Having been impacted by the outage at The Planet, obviously I followed it closely. Through many telephone calls and chats with staff there and with people I know personally in the area with professional relationships on staff at The Planet, here's the best take I can give you on what really happened.
What Happened?
At about 17:45 CST on a Saturday, a fire and explosion took down an entire data center in Houston, TX belonging to hosting provider "The Planet". The state of the art facility manages more than 9000 servers in racks on two floors of the huge data center. The facility is known for extremely high reliability and high performance network connectivity to the internet. As such, a large number of its customers ignored best practices and did not have hot standby servers in other data centers. Although the facility has standby generators capable of instantly providing enough power to sustain the facility indefinitely and the fuel for such use to last well over a week, they were unable to use these generators due to the nature of the incident.
The initial incident was an explosion and fire that required (obviously) the immediate evacuation of the entire facility. Initial reports have been that a transformer exploded in their power distribution room. It may be that it was in fact an electrical conduit explosion, and some have suggested that the initial explosion may have caused a burst in a pressurized fire suppression system which did more of the damage. It will be some time before we know for sure what the initial explosion was. We do know, however, that the force of the blast blew out three interior walls of the power distribution room - moving those walls "several feet" from their original position.
Power distribution rooms in large data centers are like the circuit breaker panel at your house, only instead of distributing 20-50 kilowatts to a dozen or so circuits, a data center can be dealing with several megawatts and hundreds or thousands of circuits. Clearly this couldn't have been an explosion of a megawatt sized transformer as that would have left a crater where that half of the building used to be. It could have been one of several smaller transformers or it could more likely have been a conduit explosion.
The damage from the explosion destroyed the connections of nearly every circuit from the distribution room out to the racks of equipment, the cooling equipment, and everything else. Had they started the generators, they'd only have created a dangerous fire.

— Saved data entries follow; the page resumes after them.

template <int CTRL>
__device__ __forceinline__ double cw_dpp(double x)
{
    union { double d; int i[2]; } u, r;
    u.d = x;
    r.i[0] = __builtin_amdgcn_update_dpp(0, u.i[0], CTRL, 0xf, 0xf, true);
    r.i[1] = __builtin_amdgcn_update_dpp(0, u.i[1], CTRL, 0xf, 0xf, true);
    return r.d;
}
__device__ __forceinline__ double cw_rowsum(double x)
{
    x += cw_dpp<0x128>(x);
    x += cw_dpp<0x124>(x);
    x += cw_dpp<0x122>(x);
    x += cw_dpp<0x121>(x);
// ... 146 lines not shown
        for (int r = 0; r < 2; ++r) {
            if (!elim) Em[(4 * r + g) * CB + c8] = O[r];
            Gm[(4 * r + g) * CB + c8] = O[r + 2];
        }
    }
    if (!elim) {
        if (!left) {
            double *E1 = E + (size_t)(p + 1) * CBB;
            E1[g * CB + c8] = x0;
            E1[(4 + g) * CB + c8] = x1;
        }
    } else if (has_x) {
        double4_t T = {0.0, 0.0, 0.0, 0.0};
        T = cw_mfma(q[2], xt[0], T);
        T = cw_mfma(q[3], xt[1], T);
        if (left) {
            double *Ej = E + (size_t)j * CBB;
#pragma unroll
            for (int r = 0; r < 2; ++r) Ej[c8 * CB + 4 * r + g] = T[r + 2];
        }
    }
}

constexpr int QLD = 18;

template <int I, bool ONEDIV>
__device__ __forceinline__ void rq4_step(double (&x)[16], double (&q)[16], double *bc, const int r)
{
    constexpr int LEN = CB + I;
    if (r == I) {
#pragma unroll
        for (int c = 0; c < 16; c += 2) *reinterpret_cast<double2 *>(bc + c) = make_double2(x[c], x[c + 1]);
    }
    asm volatile("" ::: "memory");
    double u[16];
#pragma unroll
    for (int c = 0; c < 16; c += 2) {
        if (c <= LEN) {
            const double2 v = *reinterpret_cast<const double2 *>(bc + c);
            u[c] = v.x; u[c + 1] = v.y;
        }
    }
    asm volatile("" ::: "memory");
    double sg[4] = {0.0, 0.0, 0.0, 0.0};
#pragma unroll
    for (int c = 0; c < LEN; ++c) sg[c & 3] = fma(u[c], u[c], sg[c & 3]);
    const double sig = (sg[0] + sg[1]) + (sg[2] + sg[3]);
    const double alpha = u[LEN];
    const double a2s = fma(alpha, alpha, sig);
    const bool ok = (a2s > 1e-280) && (sig != 0.0);
    const double nrm = sqrt(ok ? a2s : 1.0);
    const double bt = (alpha >= 0.0) ? -nrm : nrm;
    const double amb = alpha - bt;
    const double okf = ok ? 1.0 : 0.0, ambs = ok ? amb : 1.0, bts = ok ? bt : 1.0;
    const double sc = ONEDIV ? 1.0 : (1.0 / ambs) * okf;
    const double t = (ONEDIV ? -1.0 / (bts * ambs) : (bts - alpha) / bts) * okf;
    const double beta = ok ? bt : alpha;
    if (!ONEDIV) {
#pragma unroll
        for (int c = 0; c < LEN; ++c) u[c] *= sc;
    }
    u[LEN] = ONEDIV ? amb : 1.0;
    {
        double ws[4] = {0.0, 0.0, 0.0, 0.0};
#pragma unroll
        for (int c = 0; c <= LEN; ++c) ws[c & 3] = fma(x[c], u[c], ws[c & 3]);
        const double w = (ws[0] + ws[1]) + (ws[2] + ws[3]);
        const double tw = (r <= I) ? -t * w : 0.0;
#pragma unroll
        for (int c = 0; c <= LEN; ++c) x[c] = fma(tw, u[c], x[c]);
    }
    (void)beta;
    {
        double ws[4] = {0.0, 0.0, 0.0, 0.0};
#pragma unroll
        for (int c = 0; c <= LEN; ++c) ws[c & 3] = fma(q[c], u[c], ws[c & 3]);
        const double w = (ws[0] + ws[1]) + (ws[2] + ws[3]);
        const double tw = -t * w;
#pragma unroll
        for (int c = 0; c <= LEN; ++c) q[c] = fma(tw, u[c], q[c]);
    }
}

template <bool ONEDIV>
__device__ __forceinline__ void cw_quad(const int N, const int t, const int jlo, int nch, int jel, const int ipw, const int nlh,
                                        const int qstride, const int nlead, const int chan, const int idx0, const int lane,
                                        double *Qsw, double *Bcw, double *Wsw, const double *__restrict__ Qel, double *Dall, double *Eall,
                                        double *Gall, unsigned long long *diag)
{
    unsigned long long ts0 = 0, tsa = 0, tsb = 0, tsc = 0, tsd = 0, tse = 0;
    if (diag) ts0 = __builtin_amdgcn_s_memtime();
    if (chan >= nlh) {
        if (jlo + nch > nlead) nch = nlead > jlo ? nlead - jlo : 0;
        if (jel >= nlead) jel = 0;
    }
    const int items = nch + (jel > 0 ? 1 : 0);
    if (idx0 >= items) return;
    const size_t chn = (size_t)chan * N * CBB;
    double *D = Dall + chn, *E = Eall + chn, *G = Gall + chn;

#pragma unroll
    for (int s = 0; s < 4; ++s) {
        const int idx = idx0 + s;
        const int kd = s >= ipw ? 0 : (idx < nch ? 1 : ((idx == nch && jel > 0) ? 2 : 0));
        if (kd != 0) {
            const int jx = kd == 1 ? jlo + idx : jel, p = kd == 2 ? jel - 1 : jx - 2 - (t - 2 * jx);
            const double *srcD = D + (size_t)p * CBB + 2 * lane;
            const double *srcE = E + (size_t)((lane < 32 || p < 1) ? p : p - 1) * CBB + 2 * (lane & 31);
            const unsigned ldsD = (unsigned)(size_t)(__attribute__((address_space(3))) void *)(Wsw + s * 4 * CBB);
            asm volatile("s_mov_b32 m0, %2\n\ts_nop 0\n\tglobal_load_lds_dwordx4 %0, off\n\t"
                         "s_mov_b32 m0, %3\n\ts_nop 0\n\tglobal_load_lds_dwordx4 %1, off"
                         :: "v"(srcD), "v"(srcE), "s"(ldsD), "s"(ldsD + 2 * CBB * 8) : "memory", "m0");
        }
    }

    if (idx0 < nch) {
        const int it = lane >> 4, r = lane & 15;
        const int idx = idx0 + it;
        const bool live = idx < nch && it < ipw && r < CB;
        const int j = jlo + (idx < nch ? idx : 0), p = j - 2 - (t - 2 * j);
        double x[16], q[16];
        {
            const double *gp = G + (size_t)p * CBB + (r & 7) * CB, *ep = E + (size_t)(p + 1) * CBB + (r & 7) * CB;
#pragma unroll
            for (int c = 0; c < CB; c += 2) {
                const double2 a = *reinterpret_cast<const double2 *>(gp + c), b = *reinterpret_cast<const double2 *>(ep + c);
                x[c] = live ? a.x : 0.0; x[c + 1] = live ? a.y : 0.0;
                x[CB + c] = live ? b.x : 0.0; x[CB + c + 1] = live ? b.y : 0.0;
            }
        }
#pragma unroll
        for (int c = 0; c < 16; ++c) q[c] = (c == r) ? 1.0 : 0.0;
        double *bc = Bcw + it * 16;
        if (diag) { asm volatile("s_waitcnt vmcnt(0)" ::: "memory"); tsa = __builtin_amdgcn_s_memtime(); }
        rq4_step<7, ONEDIV>(x, q, bc, r);
        rq4_step<6, ONEDIV>(x, q, bc, r);
        rq4_step<5, ONEDIV>(x, q, bc, r);
        rq4_step<4, ONEDIV>(x, q, bc, r);
        rq4_step<3, ONEDIV>(x, q, bc, r);
        rq4_step<2, ONEDIV>(x, q, bc, r);
        rq4_step<1, ONEDIV>(x, q, bc, r);
        rq4_step<0, ONEDIV>(x, q, bc, r);
        if (diag) { asm volatile("s_waitcnt lgkmcnt(0)" ::: "memory"); tsb = __builtin_amdgcn_s_memtime(); }
        if (live) {
            double *ep = E + (size_t)(p + 1) * CBB + r * CB;
#pragma unroll
            for (int c = 0; c < CB; c += 2) *reinterpret_cast<double2 *>(ep + c) = make_double2(x[CB + c], x[CB + c + 1]);
        }
        double *qs = Qsw + it * (16 * QLD) + r * QLD;
#pragma unroll
        for (int c = 0; c < 16; c += 2) *reinterpret_cast<double2 *>(qs + c) = make_double2(q[c], q[c + 1]);
    }
    if (idx0 < nch) asm volatile("s_waitcnt vmcnt(4) lgkmcnt(0)" ::: "memory");
    else asm volatile("s_waitcnt vmcnt(0) lgkmcnt(0)" ::: "memory");
    if (diag) tsc = __builtin_amdgcn_s_memtime();
    int idx0b = idx0;
    size_t chnb = chn;
    asm volatile("" : "+s"(idx0b), "+s"(chnb));
    D = Dall + chnb; E = Eall + chnb; G = Gall + chnb;

    const int g = lane >> 4, c = lane & 15, c8 = c & 7;
    const bool left = c < CB;
    int kind[4], jj[4], pp[4];
    double wv[4][4], sdv[4][2], qe[4], xt[2] = {0.0, 0.0};
#pragma unroll
    for (int s = 0; s < 4; ++s) {
        const int idx = idx0b + s;
        kind[s] = s >= ipw ? 0 : (idx < nch ? 1 : ((idx == nch && jel > 0) ? 2 : 0));
        jj[s] = kind[s] == 1 ? jlo + idx : (kind[s] == 2 ? jel : jlo + idx0b);
        pp[s] = kind[s] == 2 ? jel - 1 : jj[s] - 2 - (t - 2 * jj[s]);
        if (kind[s] == 0) { jj[s] = jj[0]; pp[s] = pp[0]; }
        const int p = pp[s];
        const double *W0 = Wsw + s * 4 * CBB, *W1 = W0 + CBB, *WE = W0 + 2 * CBB, *WM = W0 + 3 * CBB;
#pragma unroll
        for (int r = 0; r < 2; ++r) {
            const int R = 4 * r + g;
            const int hi = R > c8 ? R : c8, lo = R > c8 ? c8 : R;
            wv[s][r] = *(left ? W0 + hi * CB + lo : WE + c8 * CB + R);
            wv[s][r + 2] = *(left ? WE + R * CB + c8 : W1 + hi * CB + lo);
            const double v = WM[(4 * r + g) * CB + c8];
            sdv[s][r] = (p >= 1 && left) ? v : 0.0;
        }
    }
    int se = -1;
#pragma unroll
    for (int s = 0; s < 4; ++s) if (kind[s] == 2) se = s;
    const bool has_x = se >= 0 && (jel + 1 <= N - 1);
    if (se >= 0) {
        const double *Qj = Qel + ((int)chan >= nlh ? qstride : 0) + (size_t)jel * 256;
#pragma unroll
        for (int r = 0; r < 4; ++r) qe[r] = Qj[(4 * r + g) * 16 + c];
        const double *Ej = E + (size_t)(has_x ? jel : 0) * CBB;
#pragma unroll
        for (int r = 0; r < 2; ++r) {
            const double v = Ej[c8 * CB + 4 * r + g];
            xt[r] = (has_x && left) ? v : 0.0;
        }
    }
    if (diag) { asm volatile("s_waitcnt vmcnt(0)" ::: "memory"); tsd = __builtin_amdgcn_s_memtime(); }
#pragma unroll
    for (int s = 0; s < 4; ++s) {
        if (kind[s] == 0) break;
        const bool elim = kind[s] == 2;
        const int p = pp[s];
        double *D0 = D + (size_t)p * CBB, *D1 = D0 + CBB, *E0 = E + (size_t)p * CBB;
        double q[4];
        if (!elim) {
            const double *qs = Qsw + s * (16 * QLD);
#pragma unroll
            for (int r = 0; r < 4; ++r) q[r] = qs[(4 * r + g) * QLD + c];
        } else {
#pragma unroll
            for (int r = 0; r < 4; ++r) q[r] = qe[r];
        }
        double4_t P = {0.0, 0.0, 0.0, 0.0}, Wn = {0.0, 0.0, 0.0, 0.0};
#pragma unroll
        for (int r = 0; r < 4; ++r) P = cw_mfma(wv[s][r], q[r], P);
#pragma unroll
        for (int r = 0; r < 4; ++r) Wn = cw_mfma(q[r], P[r], Wn);
        double4_t O = {0.0, 0.0, 0.0, 0.0};
        O = cw_mfma(q[0], sdv[s][0], O);
        O = cw_mfma(q[1], sdv[s][1], O);
        if (left) {
#pragma unroll
            for (int r = 0; r < 2; ++r) {
                D0[(4 * r + g) * CB + c8] = Wn[r];
                E0[(4 * r + g) * CB + c8] = Wn[r + 2];
            }
        } else {
#pragma unroll
            for (int r = 0; r < 2; ++r) D1[(4 * r + g) * CB + c8] = Wn[r + 2];
        }
        if (p >= 1 && left) {
            double *Em = E + (size_t)(p - 1) * CBB, *Gm = G + (size_t)(p - 1) * CBB;
#pragma unroll
            for (int r = 0; r < 2; ++r) {
                if (!elim) Em[(4 * r + g) * CB + c8] = O[r];
                Gm[(4 * r + g) * CB + c8] = O[r + 2];
            }
        }
        if (elim && has_x) {
            double4_t T = {0.0, 0.0, 0.0, 0.0};
            T = cw_mfma(q[2], xt[0], T);
            T = cw_mfma(q[3], xt[1], T);
            if (left) {
                double *Ej = E + (size_t)jel * CBB;
#pragma unroll
                for (int r = 0; r < 2; ++r) Ej[c8 * CB + 4 * r + g] = T[r + 2];
            }
        }
    }
    if (diag) {
        tse = __builtin_amdgcn_s_memtime();
        asm volatile("s_waitcnt vmcnt(0)" ::: "memory");
        const unsigned long long tsf = __builtin_amdgcn_s_memtime();
        if (lane == 0) {
            const bool a = tsa != 0;
            atomicAdd(diag + 0, a ? tsa - ts0 : 0ull);
            atomicAdd(diag + 1, a ? tsb - tsa : 0ull);
            atomicAdd(diag + 2, a ? tsc - tsb : tsc - ts0);
            atomicAdd(diag + 3, tsd - tsc);
            atomicAdd(diag + 4, tse - tsd);
            atomicAdd(diag + 5, tsf - tse);
            atomicAdd(diag + 6, tsf - ts0);
            atomicAdd(diag + 7, 1ull);
        }
    }
}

Even with dozens of electricians at work and vendors from the power company to the networking gear having offices already on site, it was nearly 28 hours before the electrical connections could be made safe enough and enough equipment replaced for the fire marshal to allow them to begin restoring power. Initially, power was restored to the second floor housing 2/3 of the servers. We're talking about Houston in the summer time, so the area first had to be slowly cooled to safe temperatures without cooling too quickly and creating a condensation problem. Racks could then be started in small groups. Each rack drawing its maximum load as servers restarted and rack mounted batteries (designed to carry gear through a transition to generator power) all demanded a full charge at once.
By mid-day on Monday, most of the second floor was powered up. The Planet had brought teams of support people from their Dallas and other Houston data centers to help with the work. Many servers hadn't been restarted in months or years. Some small percent did not start. Drives that had been spinning all that time didn't have strong enough motors to spin up. Configurations that had changed over the months since the last reboot failed to start properly. All of these issues were handled as best they could.
The first floor servers simply had no connection any longer to the power distribution center. Their power conduits were in the concrete floor of the building, and were simply no longer even near the walls that used to hold their connective cables to the distribution room. By the afternoon on Monday, temporary circuits had been created allowing huge cables from out door generators to run directly into the building and connect to the first floor circuits. This is the way it is currently running, and will continue for at least a week while equipment is brought in and the production grid is rebuilt from scratch.
Some Lessons Reinforced --
I would say lessons learned, but anyone in our business should know these already.
1. Any data center, no matter how good, is subject to this kind of rare incident. A data center can be blown up, a plane can fall on one, a meteor could hit one, a sinkhole could swallow one, or flying monkeys could carry one away. I have little sympathy for people screaming at tech support staff about losing thousands of dollars an hour. If the up time is that critical, you should have standby in another data center -- possibly with another vendor entirely. For me, I've already got the fail over machine in place now, and am building it out and configuring today. A bit late, but it can happen again. Especially since right now there is a lot of temporary patchwork in that data center and a lot of mitigation work to be done over the coming weeks.
2. Don't delay your disaster recovery plans. I got caught with my pants down, as I'd been planning a hot standby server in another data center and was months over due setting one up. I own that failure, not The Planet. They do own their own mistake however. The planet had acquired another outfit and was still using the DNS setup that the older firm had used. This left them without a backup DNS system in another data center themselves for those customers. This, combined with the customers themselves not getting their own backup dns providers (which is free in some places) left some customers in other data centers without service. I think that is the only part of this incident where The Planet holds fault. They knew about the issue, but hadn't completed their plans to better redistribute that configuration. Like me, they'd put off what they knew they had to do and they got caught.
3. Don't delay implementing your disaster recovery plans in hopes that you'll be up and running before you could complete the process. If your process takes a long time to change over, you should start right away. If something does happen to bring the primary service back, that's good. In the mean time, the sooner you start the better off you are. Often with these things, it is many hours into the incident before enough facts are known and verified to give an accurate time estimate.